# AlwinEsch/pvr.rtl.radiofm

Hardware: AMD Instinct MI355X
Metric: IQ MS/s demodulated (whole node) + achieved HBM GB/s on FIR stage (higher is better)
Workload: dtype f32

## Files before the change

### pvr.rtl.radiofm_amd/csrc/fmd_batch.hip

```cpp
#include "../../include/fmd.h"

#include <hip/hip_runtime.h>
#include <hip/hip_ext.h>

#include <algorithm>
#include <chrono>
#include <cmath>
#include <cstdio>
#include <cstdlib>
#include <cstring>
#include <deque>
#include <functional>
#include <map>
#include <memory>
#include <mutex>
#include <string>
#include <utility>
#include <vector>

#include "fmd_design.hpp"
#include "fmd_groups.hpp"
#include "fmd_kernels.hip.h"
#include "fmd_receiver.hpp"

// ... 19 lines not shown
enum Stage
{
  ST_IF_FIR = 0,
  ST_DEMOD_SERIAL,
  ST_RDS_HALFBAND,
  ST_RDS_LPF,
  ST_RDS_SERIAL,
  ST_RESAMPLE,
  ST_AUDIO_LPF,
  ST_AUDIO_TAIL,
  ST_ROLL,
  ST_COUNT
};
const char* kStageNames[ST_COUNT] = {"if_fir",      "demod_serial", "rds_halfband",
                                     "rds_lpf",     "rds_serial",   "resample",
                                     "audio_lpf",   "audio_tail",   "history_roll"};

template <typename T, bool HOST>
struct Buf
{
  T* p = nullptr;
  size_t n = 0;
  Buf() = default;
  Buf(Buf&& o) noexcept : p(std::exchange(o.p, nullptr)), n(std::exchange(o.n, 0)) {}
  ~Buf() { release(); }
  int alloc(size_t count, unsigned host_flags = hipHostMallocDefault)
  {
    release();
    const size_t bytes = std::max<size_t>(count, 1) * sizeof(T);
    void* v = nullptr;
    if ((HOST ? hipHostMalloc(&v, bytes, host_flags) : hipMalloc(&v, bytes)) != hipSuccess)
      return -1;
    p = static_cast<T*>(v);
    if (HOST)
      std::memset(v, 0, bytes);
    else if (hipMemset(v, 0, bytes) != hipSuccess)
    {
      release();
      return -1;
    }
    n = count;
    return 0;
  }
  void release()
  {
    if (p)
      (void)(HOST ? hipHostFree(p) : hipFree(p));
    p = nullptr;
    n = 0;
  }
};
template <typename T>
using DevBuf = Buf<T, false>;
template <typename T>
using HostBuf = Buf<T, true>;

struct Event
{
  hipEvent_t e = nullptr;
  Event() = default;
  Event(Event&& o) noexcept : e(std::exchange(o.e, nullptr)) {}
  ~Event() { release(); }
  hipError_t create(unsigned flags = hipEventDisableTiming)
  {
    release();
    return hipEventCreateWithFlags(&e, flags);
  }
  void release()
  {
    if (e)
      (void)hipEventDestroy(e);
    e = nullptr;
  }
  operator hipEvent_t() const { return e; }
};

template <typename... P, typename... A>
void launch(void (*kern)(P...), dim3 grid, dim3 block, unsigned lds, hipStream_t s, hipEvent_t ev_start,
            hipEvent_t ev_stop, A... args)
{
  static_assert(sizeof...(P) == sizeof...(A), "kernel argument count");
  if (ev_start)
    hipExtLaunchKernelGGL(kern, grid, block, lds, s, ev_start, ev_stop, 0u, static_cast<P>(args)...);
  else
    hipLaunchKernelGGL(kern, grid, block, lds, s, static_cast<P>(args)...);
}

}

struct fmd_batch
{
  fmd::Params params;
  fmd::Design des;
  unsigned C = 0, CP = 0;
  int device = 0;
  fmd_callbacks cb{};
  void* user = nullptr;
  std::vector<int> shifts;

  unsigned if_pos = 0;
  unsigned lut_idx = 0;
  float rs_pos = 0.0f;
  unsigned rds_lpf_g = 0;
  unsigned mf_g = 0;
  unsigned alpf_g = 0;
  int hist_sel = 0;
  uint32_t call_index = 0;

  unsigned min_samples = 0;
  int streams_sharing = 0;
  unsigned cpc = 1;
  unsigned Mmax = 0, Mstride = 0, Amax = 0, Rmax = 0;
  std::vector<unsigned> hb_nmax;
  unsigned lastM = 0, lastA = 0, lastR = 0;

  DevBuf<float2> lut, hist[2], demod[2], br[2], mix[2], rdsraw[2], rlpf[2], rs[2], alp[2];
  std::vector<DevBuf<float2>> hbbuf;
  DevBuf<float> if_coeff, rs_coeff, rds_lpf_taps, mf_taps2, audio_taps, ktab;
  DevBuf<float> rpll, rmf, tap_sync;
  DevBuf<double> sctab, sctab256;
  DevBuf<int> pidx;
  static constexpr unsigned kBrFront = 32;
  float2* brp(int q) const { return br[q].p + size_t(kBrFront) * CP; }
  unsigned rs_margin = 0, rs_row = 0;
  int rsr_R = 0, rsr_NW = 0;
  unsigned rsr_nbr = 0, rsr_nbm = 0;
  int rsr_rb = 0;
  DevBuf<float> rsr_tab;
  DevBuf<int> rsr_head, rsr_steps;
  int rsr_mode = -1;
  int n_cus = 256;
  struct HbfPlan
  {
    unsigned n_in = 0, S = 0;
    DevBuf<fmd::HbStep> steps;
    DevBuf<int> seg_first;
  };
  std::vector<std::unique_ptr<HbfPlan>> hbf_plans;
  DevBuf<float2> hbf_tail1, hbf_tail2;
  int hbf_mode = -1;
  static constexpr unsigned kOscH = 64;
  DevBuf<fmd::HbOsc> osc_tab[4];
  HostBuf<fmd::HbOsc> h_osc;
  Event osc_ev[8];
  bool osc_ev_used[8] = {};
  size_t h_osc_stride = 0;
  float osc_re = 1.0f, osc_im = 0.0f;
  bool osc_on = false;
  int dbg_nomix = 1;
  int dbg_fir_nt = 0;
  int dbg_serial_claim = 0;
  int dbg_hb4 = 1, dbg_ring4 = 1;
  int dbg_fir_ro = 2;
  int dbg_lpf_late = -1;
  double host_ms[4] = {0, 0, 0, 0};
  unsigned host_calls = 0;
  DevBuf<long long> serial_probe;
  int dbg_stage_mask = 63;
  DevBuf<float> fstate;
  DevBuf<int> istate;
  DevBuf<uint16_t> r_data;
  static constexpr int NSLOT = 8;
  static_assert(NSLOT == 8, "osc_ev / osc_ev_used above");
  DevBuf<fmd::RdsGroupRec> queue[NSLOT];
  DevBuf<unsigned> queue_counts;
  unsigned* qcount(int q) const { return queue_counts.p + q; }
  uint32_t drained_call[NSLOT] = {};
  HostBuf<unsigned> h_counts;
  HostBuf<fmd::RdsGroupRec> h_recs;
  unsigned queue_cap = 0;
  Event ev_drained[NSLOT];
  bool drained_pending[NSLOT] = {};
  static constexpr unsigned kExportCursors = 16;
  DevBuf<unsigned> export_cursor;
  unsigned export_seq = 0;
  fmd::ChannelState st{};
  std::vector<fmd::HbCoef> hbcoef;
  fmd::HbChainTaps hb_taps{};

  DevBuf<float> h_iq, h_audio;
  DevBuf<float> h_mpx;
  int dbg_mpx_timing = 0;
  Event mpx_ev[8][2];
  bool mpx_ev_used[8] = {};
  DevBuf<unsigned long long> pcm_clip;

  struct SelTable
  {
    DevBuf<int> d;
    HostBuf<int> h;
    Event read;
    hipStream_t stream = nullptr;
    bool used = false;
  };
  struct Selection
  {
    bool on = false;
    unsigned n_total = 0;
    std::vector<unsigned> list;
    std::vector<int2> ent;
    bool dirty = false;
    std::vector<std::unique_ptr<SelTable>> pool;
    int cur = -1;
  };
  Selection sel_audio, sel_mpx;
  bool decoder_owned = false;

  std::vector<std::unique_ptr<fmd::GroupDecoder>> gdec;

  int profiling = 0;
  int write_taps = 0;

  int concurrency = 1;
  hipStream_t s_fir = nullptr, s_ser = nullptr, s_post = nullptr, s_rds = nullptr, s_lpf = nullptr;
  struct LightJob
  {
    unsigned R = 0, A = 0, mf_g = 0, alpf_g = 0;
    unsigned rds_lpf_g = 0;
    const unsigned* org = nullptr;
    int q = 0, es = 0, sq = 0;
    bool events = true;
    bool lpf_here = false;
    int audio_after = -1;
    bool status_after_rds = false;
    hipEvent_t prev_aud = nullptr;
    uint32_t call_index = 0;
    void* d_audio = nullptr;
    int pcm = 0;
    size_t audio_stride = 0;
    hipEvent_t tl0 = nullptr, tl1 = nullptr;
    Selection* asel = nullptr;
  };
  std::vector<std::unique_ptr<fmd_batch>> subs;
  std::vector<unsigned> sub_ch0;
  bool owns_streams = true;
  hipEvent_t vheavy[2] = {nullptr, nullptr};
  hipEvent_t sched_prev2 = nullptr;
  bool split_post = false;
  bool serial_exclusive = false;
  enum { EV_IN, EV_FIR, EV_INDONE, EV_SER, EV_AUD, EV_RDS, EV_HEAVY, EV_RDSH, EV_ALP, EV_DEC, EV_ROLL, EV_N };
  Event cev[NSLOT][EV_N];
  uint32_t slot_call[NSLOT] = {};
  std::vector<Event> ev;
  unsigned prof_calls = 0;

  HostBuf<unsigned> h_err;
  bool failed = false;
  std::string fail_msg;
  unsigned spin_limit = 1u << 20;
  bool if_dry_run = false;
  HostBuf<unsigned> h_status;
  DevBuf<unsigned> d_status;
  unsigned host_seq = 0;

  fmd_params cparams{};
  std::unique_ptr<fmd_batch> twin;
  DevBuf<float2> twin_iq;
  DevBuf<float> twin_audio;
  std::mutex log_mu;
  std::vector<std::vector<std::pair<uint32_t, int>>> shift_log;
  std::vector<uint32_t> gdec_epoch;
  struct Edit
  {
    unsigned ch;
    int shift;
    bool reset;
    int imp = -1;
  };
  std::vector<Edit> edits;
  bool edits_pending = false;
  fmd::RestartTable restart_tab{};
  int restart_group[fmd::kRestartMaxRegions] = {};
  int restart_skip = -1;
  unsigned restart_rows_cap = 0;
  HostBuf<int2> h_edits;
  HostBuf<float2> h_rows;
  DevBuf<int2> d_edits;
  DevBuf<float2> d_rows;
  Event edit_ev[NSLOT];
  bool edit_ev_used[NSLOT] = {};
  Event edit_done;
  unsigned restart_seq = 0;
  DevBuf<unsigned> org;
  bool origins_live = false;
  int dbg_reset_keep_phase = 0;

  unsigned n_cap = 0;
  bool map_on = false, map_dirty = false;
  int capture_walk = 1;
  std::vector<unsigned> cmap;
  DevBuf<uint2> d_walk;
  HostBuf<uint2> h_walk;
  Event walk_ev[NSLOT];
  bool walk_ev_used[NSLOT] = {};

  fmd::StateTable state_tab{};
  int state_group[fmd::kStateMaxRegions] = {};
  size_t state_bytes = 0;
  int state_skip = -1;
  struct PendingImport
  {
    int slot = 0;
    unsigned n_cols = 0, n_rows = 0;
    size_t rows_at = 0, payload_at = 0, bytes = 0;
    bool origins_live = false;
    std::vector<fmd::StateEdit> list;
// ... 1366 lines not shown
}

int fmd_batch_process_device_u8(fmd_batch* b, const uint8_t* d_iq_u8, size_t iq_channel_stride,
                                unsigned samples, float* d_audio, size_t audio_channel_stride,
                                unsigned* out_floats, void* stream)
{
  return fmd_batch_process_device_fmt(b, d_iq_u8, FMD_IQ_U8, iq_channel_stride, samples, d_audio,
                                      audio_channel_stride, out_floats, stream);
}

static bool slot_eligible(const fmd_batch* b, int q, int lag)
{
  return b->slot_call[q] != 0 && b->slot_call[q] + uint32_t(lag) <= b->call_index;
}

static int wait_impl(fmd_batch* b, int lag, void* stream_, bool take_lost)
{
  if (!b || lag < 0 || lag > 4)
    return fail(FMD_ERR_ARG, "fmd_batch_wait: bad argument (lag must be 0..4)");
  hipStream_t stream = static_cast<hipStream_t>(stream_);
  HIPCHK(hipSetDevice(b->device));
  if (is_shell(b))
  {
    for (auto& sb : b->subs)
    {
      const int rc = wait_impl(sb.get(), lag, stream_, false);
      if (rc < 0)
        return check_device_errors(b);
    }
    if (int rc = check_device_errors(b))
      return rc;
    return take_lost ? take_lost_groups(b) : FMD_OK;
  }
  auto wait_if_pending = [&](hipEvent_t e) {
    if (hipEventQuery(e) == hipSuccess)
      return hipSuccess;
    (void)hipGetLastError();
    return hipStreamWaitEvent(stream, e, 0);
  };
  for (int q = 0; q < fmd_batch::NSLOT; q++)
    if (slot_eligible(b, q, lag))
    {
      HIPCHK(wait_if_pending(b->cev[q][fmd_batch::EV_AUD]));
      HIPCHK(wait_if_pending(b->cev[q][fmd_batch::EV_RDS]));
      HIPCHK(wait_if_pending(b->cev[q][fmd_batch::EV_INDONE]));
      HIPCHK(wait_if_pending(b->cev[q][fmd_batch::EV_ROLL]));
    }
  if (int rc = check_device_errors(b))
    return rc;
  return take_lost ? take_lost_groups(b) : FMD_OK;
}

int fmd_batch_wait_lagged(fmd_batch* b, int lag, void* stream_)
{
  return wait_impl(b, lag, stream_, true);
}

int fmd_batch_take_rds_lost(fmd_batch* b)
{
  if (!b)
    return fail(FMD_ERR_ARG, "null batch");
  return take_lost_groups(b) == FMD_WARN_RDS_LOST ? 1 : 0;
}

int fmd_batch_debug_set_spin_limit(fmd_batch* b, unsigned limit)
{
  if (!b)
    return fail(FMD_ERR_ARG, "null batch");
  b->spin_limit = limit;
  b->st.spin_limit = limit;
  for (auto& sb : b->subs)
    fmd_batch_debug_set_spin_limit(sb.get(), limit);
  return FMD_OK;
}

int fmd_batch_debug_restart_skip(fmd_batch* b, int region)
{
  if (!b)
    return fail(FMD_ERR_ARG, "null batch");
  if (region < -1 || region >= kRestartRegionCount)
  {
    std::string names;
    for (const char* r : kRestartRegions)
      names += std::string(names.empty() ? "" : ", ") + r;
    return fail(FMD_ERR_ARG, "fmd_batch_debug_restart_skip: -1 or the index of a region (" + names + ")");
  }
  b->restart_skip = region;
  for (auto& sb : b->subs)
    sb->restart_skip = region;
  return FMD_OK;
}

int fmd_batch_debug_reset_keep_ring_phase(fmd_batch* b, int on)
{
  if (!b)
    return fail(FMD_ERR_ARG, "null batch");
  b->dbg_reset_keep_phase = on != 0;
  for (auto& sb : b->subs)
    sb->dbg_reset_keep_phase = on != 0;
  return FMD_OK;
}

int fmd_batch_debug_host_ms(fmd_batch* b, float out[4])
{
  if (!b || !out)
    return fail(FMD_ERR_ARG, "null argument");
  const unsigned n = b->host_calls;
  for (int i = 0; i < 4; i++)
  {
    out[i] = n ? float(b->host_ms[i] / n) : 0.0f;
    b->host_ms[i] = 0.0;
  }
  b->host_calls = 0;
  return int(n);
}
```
◇ ◇ ◇ ◇ ◇
# PROBLEM STATEMENT:
If a line in the entries holds the string "release", copy it.

# RESULT OF THIS EXERCISE:
  ~Buf() { release(); }
    release();
      release();
  void release()
  ~Event() { release(); }
    release();
  void release()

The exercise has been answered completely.